三嘴  あと、日常の中で見たり味わったりする中で、「これってなんだろう」って思う瞬間に、感覚は働くと思うんですよね。だから、受け取り方に余白があることも大事だと思っています。「慈雨」もジャンルとしては「クラフトコーラ」と名乗っていますが、コーラの味もするけど、レモネードっぽさもある。「これって何が入っているんだろう」って五感を使って探ってもえたらなって。

大智  SHINRAのInstagramでも、商品に関係のない影や光の写真を結構載せているんですよ。ぼんやりと曖昧でよくわからない、でも美しい。見る人によって捉え方が変わるような写真を載せることで、考えるきっかけになったらいいなと思っています。

ぼんやりと曖昧でよくわからない、でも美しい

ーーなるほど。ドリンク以外にも、そういった感性に潤いを与えるような体験をつくっているんですね。

大智  そうですね。ドリンクを軸にしつつ、そういった体験設計はしていきたいなと思っていて、今は音楽のプレイリストを作ってSpotifyで無料公開しています。

そういえば、そのプレイリストも音の輪郭が曖昧な曲を結構選んでいるかも……。ドリンクも写真も音楽も、複雑さや曖昧さを大事にしているのはたぶん、それらに触れた人の解釈の余白を作るためなんだなと今気づきました(笑)。

ーーたしかに。曖昧だからこそ、こぼれていってしまうものを掬いあげてくれるような感じがするのかもしれません。

三嘴  うれしいです。あと最近では、アート作品の販売を考えています。

ーーアート作品?

三嘴  僕らの周りに、趣味だけどすごくクオリティの高い作品を作っている人たちが結構いるんですよね。ドリンクを飲んでもらう時の空間にあったらいいなあと思う作品を、ドリンクとセットで販売したり紹介したりできたらなと、今考えています。

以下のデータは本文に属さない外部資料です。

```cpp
__global__ __launch_bounds__(256, 4) void k_hash_rows(uint32_t* __restrict__ out, const uint32_t* __restrict__ matrix,
                                                   size_t rows, uint32_t cols, const uint32_t* __restrict__ rc,
                                                   const uint32_t* __restrict__ diag) {
    const size_t r = (size_t)blockIdx.x * blockDim.x + threadIdx.x;
    if (r >= rows) return;
    uint32_t s[CELLS];
#pragma unroll
    for (int i = 0; i < CELLS; i++) s[i] = 0;
    const uint32_t* src = matrix + r;
    const uint32_t full = cols / RATE, tail = cols % RATE;
    const uint32_t blocks = full + (tail || cols == 0 ? 1u : 0u);
    for (uint32_t b = 0; b < blocks; b++) {
        const uint32_t* bsrc = src + (size_t)b * RATE * rows;
        if (b < full) {
#pragma unroll
            for (int i = 0; i < RATE; i++) s[i] = bsrc[(size_t)i * rows];
        } else {
#pragma unroll
            for (int i = 0; i < RATE; i++) s[i] = (uint32_t)i < tail ? bsrc[(size_t)i * rows] : 0u;
        }
        poseidon2_mix_sponge(s, rc, diag, b + 1 == blocks);
#pragma unroll
        for (int i = RATE; i < CELLS; i++) s[i] = p2_signed(s[i]);
    }
#pragma unroll
    for (int i = 0; i < OUT; i++) s[i] = canon((int32_t)s[RATE + i]);
    uint4* o = (uint4*)(out + r * 8);
    o[0] = make_uint4(s[0], s[1], s[2], s[3]);
    o[1] = make_uint4(s[4], s[5], s[6], s[7]);
}

__device__ __forceinline__ void fold_one(uint32_t* __restrict__ io, size_t input_size, size_t output_size, size_t i,
                                         const uint32_t* __restrict__ rc, const uint32_t* __restrict__ diag) {
    const uint4* src = (const uint4*)(io + (input_size + 2 * i) * 8);
    uint32_t s[CELLS];
    const uint4 a = src[0], b = src[1], c = src[2], d = src[3];
    s[0] = a.x; s[1] = a.y; s[2] = a.z; s[3] = a.w; s[4] = b.x; s[5] = b.y; s[6] = b.z; s[7] = b.w;
    s[8] = c.x; s[9] = c.y; s[10] = c.z; s[11] = c.w; s[12] = d.x; s[13] = d.y; s[14] = d.z; s[15] = d.w;
#pragma unroll
    for (int k = RATE; k < CELLS; k++) s[k] = 0;
    poseidon2_mix_raw<0, OUT, RATE>(s, rc, diag);
#pragma unroll
    for (int k = 0; k < OUT; k++) s[k] = p2_finish(s[k]);
    uint4* o = (uint4*)(io + (output_size + i) * 8);
    o[0] = make_uint4(s[0], s[1], s[2], s[3]);
    o[1] = make_uint4(s[4], s[5], s[6], s[7]);
}
__global__ __launch_bounds__(256, 4) void k_hash_fold(uint32_t* __restrict__ io, size_t input_size, size_t output_size,
                                                   const uint32_t* __restrict__ rc, const uint32_t* __restrict__ diag) {
    const size_t i = (size_t)blockIdx.x * blockDim.x + threadIdx.x;
    if (i >= output_size) return;
    fold_one(io, input_size, output_size, i, rc, diag);
}
__global__ __launch_bounds__(256, 4) void k_hash_fold_list(uint32_t* __restrict__ io, size_t width, const uint32_t* __restrict__ list,
                                                        const uint32_t* __restrict__ count, const uint32_t* __restrict__ rc,
                                                        const uint32_t* __restrict__ diag) {
    const uint32_t t = blockIdx.x * blockDim.x + threadIdx.x;
    if (t >= *count) return;
    fold_one(io, 2 * width, width, list[t], rc, diag);
}
__global__ __launch_bounds__(256, 4) void k_hash_walk(const uint32_t* __restrict__ list, const uint32_t* __restrict__ from, const uint32_t* __restrict__ sib,
                                                   const uint32_t* __restrict__ count, const uint32_t* __restrict__ proof, const uint32_t* __restrict__ off,
                                                   const uint32_t* __restrict__ cur, uint32_t* __restrict__ next, const uint32_t* __restrict__ rc,
                                                   const uint32_t* __restrict__ diag) {
    const uint32_t lane = blockIdx.x * blockDim.x + threadIdx.x, r = lane >> 1, v = lane & 1;
    if (r >= *count) return;
    const uint32_t item = from[r], clean = sib[r];
    const uint32_t* mine = cur + 16 * (size_t)item + 8 * v;
    const uint32_t* other = clean == 0xffffffffu ? mine + 16 : proof + *off + 8 * (size_t)clean;
    const bool odd = clean != 0xffffffffu && (list[item] & 1);
    const uint32_t* left = odd ? other : mine;
    const uint32_t* right = odd ? mine : other;
    uint32_t s[CELLS];
#pragma unroll
    for (int k = 0; k < 8; k++) { s[k] = left[k]; s[8 + k] = right[k]; }
#pragma unroll
    for (int k = RATE; k < CELLS; k++) s[k] = 0;
    poseidon2_mix_raw<0, OUT, RATE>(s, rc, diag);
#pragma unroll
    for (int k = 0; k < OUT; k++) s[k] = p2_finish(s[k]);
    uint4* o = (uint4*)(next + 16 * (size_t)r + 8 * v);
    o[0] = make_uint4(s[0], s[1], s[2], s[3]);
    o[1] = make_uint4(s[4], s[5], s[6], s[7]);
}

__device__ __forceinline__ void wide_fold_one(uint32_t* __restrict__ io, size_t input_size, size_t output_size, uint32_t gid,
                                              const uint32_t* rcs, const uint32_t* __restrict__ pc) {
    const uint32_t j = gid & 7;
    size_t parent = gid >> 3;
    const bool live = parent < output_size;
    if (!live) parent = output_size - 1;
    uint32_t c[4] = {0, 0, 0, 0};
    if (j < 4) {
        const uint4 v = *(const uint4*)(io + (input_size + 2 * parent) * 8 + 4 * j);
        c[0] = v.x; c[1] = v.y; c[2] = v.z; c[3] = v.w;
    }
    wide_permute(c, j, rcs, pc);
    if (live && j < 2) *(uint4*)(io + (output_size + parent) * 8 + 4 * j) = make_uint4(c[0], c[1], c[2], c[3]);
}
constexpr int TAIL_LOG = 7;
__global__ __launch_bounds__(8 << TAIL_LOG) void k_hash_fold_subtree(uint32_t* __restrict__ io, size_t first_parents, uint32_t levels,
                                                                     const uint32_t* __restrict__ rc, const uint32_t* __restrict__ pc) {
    __shared__ __attribute__((aligned(16))) uint32_t rcs[ROUNDS_TOTAL * CELLS + 8];
    for (uint32_t w = threadIdx.x; w < ROUNDS_TOTAL * CELLS; w += blockDim.x) rcs[w] = rc[w];
    __syncthreads();
    for (uint32_t l = 0; l < levels; l++) {
        const size_t parents = first_parents >> l;
        const uint32_t local = (1u << TAIL_LOG) >> l;
        if ((threadIdx.x >> 6) * 8 < local) {
            const uint32_t grp = threadIdx.x >> 3;
            const uint32_t gid = grp < local ? (uint32_t)((blockIdx.x * local + grp) * 8 + (threadIdx.x & 7)) : 0xffffffffu;
            wide_fold_one(io, 2 * parents, parents, gid, rcs, pc);
        }
        __threadfence_block();
        __syncthreads();
    }
}
__global__ __launch_bounds__(8 << TAIL_LOG) void k_hash_fold_tail(uint32_t* __restrict__ io, size_t first_parents,
                                                                  const uint32_t* __restrict__ rc, const uint32_t* __restrict__ pc) {
    __shared__ __attribute__((aligned(16))) uint32_t rcs[ROUNDS_TOTAL * CELLS + 8];
    for (uint32_t w = threadIdx.x; w < ROUNDS_TOTAL * CELLS; w += blockDim.x) rcs[w] = rc[w];
    __syncthreads();
    for (size_t parents = first_parents; parents >= 1; parents >>= 1) {
        if ((threadIdx.x >> 6) * 8 < parents)
            wide_fold_one(io, 2 * parents, parents, threadIdx.x, rcs, pc);
        __threadfence_block();
        __syncthreads();
    }
}

__global__ __launch_bounds__(256) void k_poseidon2_mix(uint32_t* __restrict__ io, size_t count, const uint32_t* __restrict__ rc,
                                                       const uint32_t* __restrict__ diag) {
    const size_t i = (size_t)blockIdx.x * blockDim.x + threadIdx.x;
    if (i >= count) return;
    uint4* p = (uint4*)(io + i * CELLS);
    uint32_t s[CELLS];
#pragma unroll
    for (int q = 0; q < CELLS / 4; q++) { const uint4 v = p[q]; s[4 * q] = v.x; s[4 * q + 1] = v.y; s[4 * q + 2] = v.z; s[4 * q + 3] = v.w; }
    poseidon2_mix(s, rc, diag);
#pragma unroll
    for (int q = 0; q < CELLS / 4; q++) p[q] = make_uint4(s[4 * q], s[4 * q + 1], s[4 * q + 2], s[4 * q + 3]);
}

}

extern "C" const char* zkh_poseidon2_mix(zkh_ctx* c, zkh_buf* states, size_t count) {
    ZKH_REQUIRE(states && states->len == count * CELLS, "poseidon2_mix: buffer is not count x 24 words");
    if (!count) return nullptr;
    bind_thread(c);
    k_poseidon2_mix<<<(unsigned)((count + 255) / 256), 256, 0, c->stream>>>(states->ptr(), count, c->tab.rc, c->tab.diag);
    return last_launch_error("poseidon2_mix");
}
extern "C" const char* zkh_hash_rows(zkh_ctx* c, zkh_buf* out, const zkh_buf* matrix) {
    ZKH_REQUIRE(out->len % 8 == 0 && out->len, "hash_rows: output is not a digest array");
    const size_t rows = out->len / 8;
    ZKH_REQUIRE(matrix->len % rows == 0, "hash_rows: matrix size %zu not a multiple of rows %zu", matrix->len, rows);
    const size_t cols = matrix->len / rows;
    ProfScope prof(c, "hash_rows", 4.0 * matrix->len + 32.0 * rows);
    k_hash_rows<<<(unsigned)((rows + 255) / 256), 256, 0, c->stream>>>(out->ptr(), matrix->ptr(), rows, (uint32_t)cols,
                                                                      c->tab.rc, c->tab.diag);
    return last_launch_error("hash_rows");
}
extern "C" const char* zkh_hash_fold(zkh_ctx* c, zkh_buf* io, size_t input_size, size_t output_size) {
    ZKH_REQUIRE(io->len % 8 == 0, "hash_fold: not a digest array");
    ZKH_REQUIRE((input_size + 2 * output_size) * 8 <= io->len && output_size * 2 <= input_size, "hash_fold: ranges out of bounds");
    if (!output_size) return nullptr;
    ProfScope prof(c, "hash_fold", 96.0 * output_size);
    k_hash_fold<<<(unsigned)((output_size + 255) / 256), 256, 0, c->stream>>>(io->ptr(), input_size, output_size, c->tab.rc,
                                                                             c->tab.diag);
    return last_launch_error("hash_fold");
}
extern "C" const char* zkh_merkle_fold_all(zkh_ctx* c, zkh_buf* nodes, size_t rows) {
    ZKH_REQUIRE(nodes->len == rows * 16 && rows && (rows & (rows - 1)) == 0, "merkle_fold_all: nodes must hold 2*rows digests");
    return merkle_fold_from(c, nodes, rows);
}
extern "C" const char* zkh_merkle_build(zkh_ctx* c, zkh_buf* nodes, const zkh_buf* matrix, size_t rows) {
    ZKH_REQUIRE(nodes && matrix && nodes->len == rows * 16 && rows && (rows & (rows - 1)) == 0, "merkle_build: nodes must hold 2*rows digests");
    ZKH_REQUIRE(matrix->len % rows == 0, "merkle_build: matrix size %zu not a multiple of rows %zu", matrix->len, rows);
    zkh_buf* leaves = nullptr;
    ZKH_TRY(zkh_slice(nodes, rows * 8, rows * 8, &leaves));
    const char* err = zkh_hash_rows(c, leaves, matrix);
    zkh_release(leaves);
    ZKH_TRY(err);
    return merkle_fold_from(c, nodes, rows);
}
const char* zkh::merkle_fold_from(zkh_ctx* c, zkh_buf* nodes, size_t first_layer) {
    for (size_t layer = first_layer; layer >= 2; layer /= 2) {
        const size_t parents = layer / 2;
        if (parents > ((size_t)1 << WIDE_LOG)) {
            ZKH_TRY(zkh_hash_fold(c, nodes, layer, parents));
        } else if (parents > ((size_t)1 << TAIL_LOG)) {
            uint32_t levels = 0;
            while ((parents >> levels) > ((size_t)1 << TAIL_LOG)) levels++;
            ProfScope prof(c, "hash_fold_wide", 96.0 * (2 * parents - (parents >> (levels - 1))));
            k_hash_fold_subtree<<<(unsigned)(parents >> TAIL_LOG), 8 << TAIL_LOG, 0, c->stream>>>(nodes->ptr(), parents, levels, c->tab.rc,
                                                                                                   c->tab.diag);
            ZKH_TRY(last_launch_error("hash_fold_wide"));
            layer >>= (levels - 1);
        } else {
            ProfScope prof(c, "hash_fold_tail", 96.0 * (2 * parents - 1));
            k_hash_fold_tail<<<1, 8 << TAIL_LOG, 0, c->stream>>>(nodes->ptr(), parents, c->tab.rc, c->tab.diag);
            ZKH_TRY(last_launch_error("hash_fold_tail"));
            break;
        }
    }
    return nullptr;
}
const char* zkh::hash_fold_listed(zkh_ctx* c, zkh_buf* nodes, size_t width, const uint32_t* list, const uint32_t* count, uint32_t bound) {
    ZKH_REQUIRE(bound && bound <= width && 32 * width <= nodes->len, "hash_fold_listed: %u parents of %zu in %zu words", bound, width, nodes->len);
    ProfScope prof(c, "image_sparse", 100.0 * bound);
    k_hash_fold_list<<<(bound + 255) / 256, 256, 0, c->stream>>>(nodes->ptr(), width, list, count, c->tab.rc, c->tab.diag);
    return last_launch_error("image_sparse");
}
const char* zkh::hash_walk_layer(zkh_ctx* c, const uint32_t* list, const uint32_t* from, const uint32_t* sib, const uint32_t* count, const uint32_t* proof,
                                 const uint32_t* off, const uint32_t* cur, uint32_t* next, uint32_t bound) {
    ZKH_REQUIRE(bound && bound <= 0x7fffffffu, "hash_walk_layer: %u parents", bound);
    ProfScope prof(c, "walk_hash", 200.0 * bound);
    k_hash_walk<<<(unsigned)((2 * (size_t)bound + 255) / 256), 256, 0, c->stream>>>(list, from, sib, count, proof, off, cur, next, c->tab.rc, c->tab.diag);
    return last_launch_error("walk_hash");
}
```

ーードリンクにとどまらず、空間全体をつくるという感じがおもしろいですね。

三嘴  僕らは「感性」や「五感」というのをキーワードにしているので、そういった美しい作品を生み出している人たちをリスペクトして応援したいなっていう気持ちもあるんですよね。SHINRAで販売ができれば、そのぶん彼らがまた新しい作品を作る手助けができるので。

大智  「一人一人、自分が良いと思うものを選択してほしい」という価値観も、伝えたいことの一つとしてあると思います。世間的に売れているからとか、良いと言われているからだけでなく、自分が良いと思った気持ちを大事にしてほしい。だから、僕らも僕らが良いと思ったものはピックアップしていきたいなと思います。

三嘴  たしかにそうかもしれない。「自分の生活を自分の五感で作ってほしい」という気持ちですね。僕ら自身も、SHINRAの活動をすることが自分の感性を広げることに繋がっている気がします。